Upper and Lower Slaughter

These two scenic towns that sit just one mile away from each other are connected by the shallow River Eye. It is the slow-moving water through this valley that gave these towns their names, which are based on the old Saxon word for “slough.” Both hamlets date back at least to the 10th century, and they were recorded in the Domesday Book of 1086. This book recorded every landholding in England to allow William the Conqueror to collect taxes.

Upper Slaughter is one of only 14 villages in England that lost no men during either of the world wars, earning it the status of a “doubly thankful” or “double-sainted” town. Lower Slaughter has been home to a manor house since the year 1004 AD. It was given to the High Sherriff of Gloucestershire in 1611 AD and it was occupied by his descendants until it was renovated as a luxury hotel in the 1960s. Apart from renovations like this, no new construction has happened in either of the Slaughters since 1906.

Bourton-on-the-Water

The history of this village dates back more than 6,000 years. Neolithic pottery has been found in excavations just outside the current town, as well as tools from the Bronze and Iron Ages. It was the location of an important ford across the Windrush River (it was deeper and wider back then) for the Roman army when they occupied England. Roman coins and pottery have been found at an old settlement site to the west of Bourton-on-the-Water.

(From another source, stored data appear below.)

@@ -626,18 +641,73 @@
     }
     __syncthreads();
 }
+template <typename Load, typename Digit, typename Put>
+Y3_DEV void counting_pass(SortLds& L, const int cnt, const int bits, Load load, Digit digit, Put put) {
+    counting_pass(L, cnt, bits, load, digit, put, [](unsigned) { return true; });
+}
+
+template <typename Load, typename Digit, typename Member>
+Y3_DEV void head_cutoff(SortLds& L, const int cnt, const int bits, const unsigned want, Load load, Digit digit, Member member) {
+    const int tid = threadIdx.x, lane = tid & 63;
+    const int nb = 1 << bits;
+    for (int i = tid; i < nb; i += SORT_WAVES * 64) L.tot[i] = 0u;
+    __syncthreads();
+    for (int c0 = 0; c0 < cnt; c0 += SORT_WAVES * 64 * 4) {
+        uint2 e[4];
+#pragma unroll
+        for (int u = 0; u < 4; ++u) {
+            const int r = c0 + SORT_WAVES * 64 * u + tid;
+            e[u] = load(r < cnt ? r : 0);
+        }
+#pragma unroll
+        for (int u = 0; u < 4; ++u)
+            if (c0 + SORT_WAVES * 64 * u + tid < cnt && member(e[u].x)) atomicAdd(&L.tot[digit(e[u].x)], 1u);
+    }
+    __syncthreads();
+    if (tid < 64) {
+        unsigned v[SORT_NB / 64], sum = 0;
+#pragma unroll
+        for (int k = 0; k < SORT_NB / 64; ++k) {
+            const int d = lane * (SORT_NB / 64) + k;
+            v[k] = d < nb ? L.tot[d] : 0u;
+            sum += v[k];
+        }
+        unsigned inc = sum;
+#pragma unroll
+        for (int d = 1; d < 64; d <<= 1) {
+            const unsigned o = __shfl_up(inc, d);
+            if (lane >= d) inc += o;
+        }
+        unsigned run = inc - sum;
+#pragma unroll
+        for (int k = 0; k < SORT_NB / 64; ++k) {
+            if (run < want && run + v[k] >= want) {
+                L.cut[0] = (unsigned)(lane * (SORT_NB / 64) + k);
+                L.cut[1] = run + v[k];
+                L.cut[2] = run;
+            }
+            run += v[k];
+        }
+    }
+    __syncthreads();
+}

Today, Bourton-on-the-Water is considered by many to be the most beautiful village anywhere in England. Picturesque stone bridges cross the Windrush, quaint stone cottages line the streets and beautiful blossoms adorn the trees in the spring.

Broadway

Shed the crowds by walking from the Broadway Tower hill into the scenic village of Broadway. We are likely to see far more sheep than people along the way, and there is a high likelihood of young lambs as well. We will also learn about the changing attitudes toward pheasant hunting in this region. For decades, farmers here have partially supported themselves by raising pheasants and charging hunters from the city for the opportunity to hunt them. As hunting is falling out of favor, this is no longer a reliable source of income. The village itself is known as the “Jewel of the Cotswolds.” Although modest in size overall, the hamlet is named after the broad, tree-lined roadway through the center of town that once served as an important connecting link between Worcester and London through Wales.

Hidcote Gardens

After his mother bought the 300-acre plot in 1907, Hidcote Gardens was created by the talented American horticulturist, Major Lawrence Johnston. This must-see National Trust property has become famous for its collection of rare and exotic plants, shrubs and trees. These curated specimens were hunted down by Johnston in his travels to far-flung locations. In 1948 the site was the first of many significant gardens acquired by the National Trust under its Gardens Fund.

Today, gardeners flock from around the world to get a glimpse of this influential Arts and Crafts garden. Arranged as separate “rooms,” each area of the garden is distinct, peaking with color at different times of the year. Water features abound, creating an even more peaceful and calm atmosphere. There’s mystery here too. None of the plants are labeled, although if something catches your eye, the National Trust representatives are more than happy to tell you about it.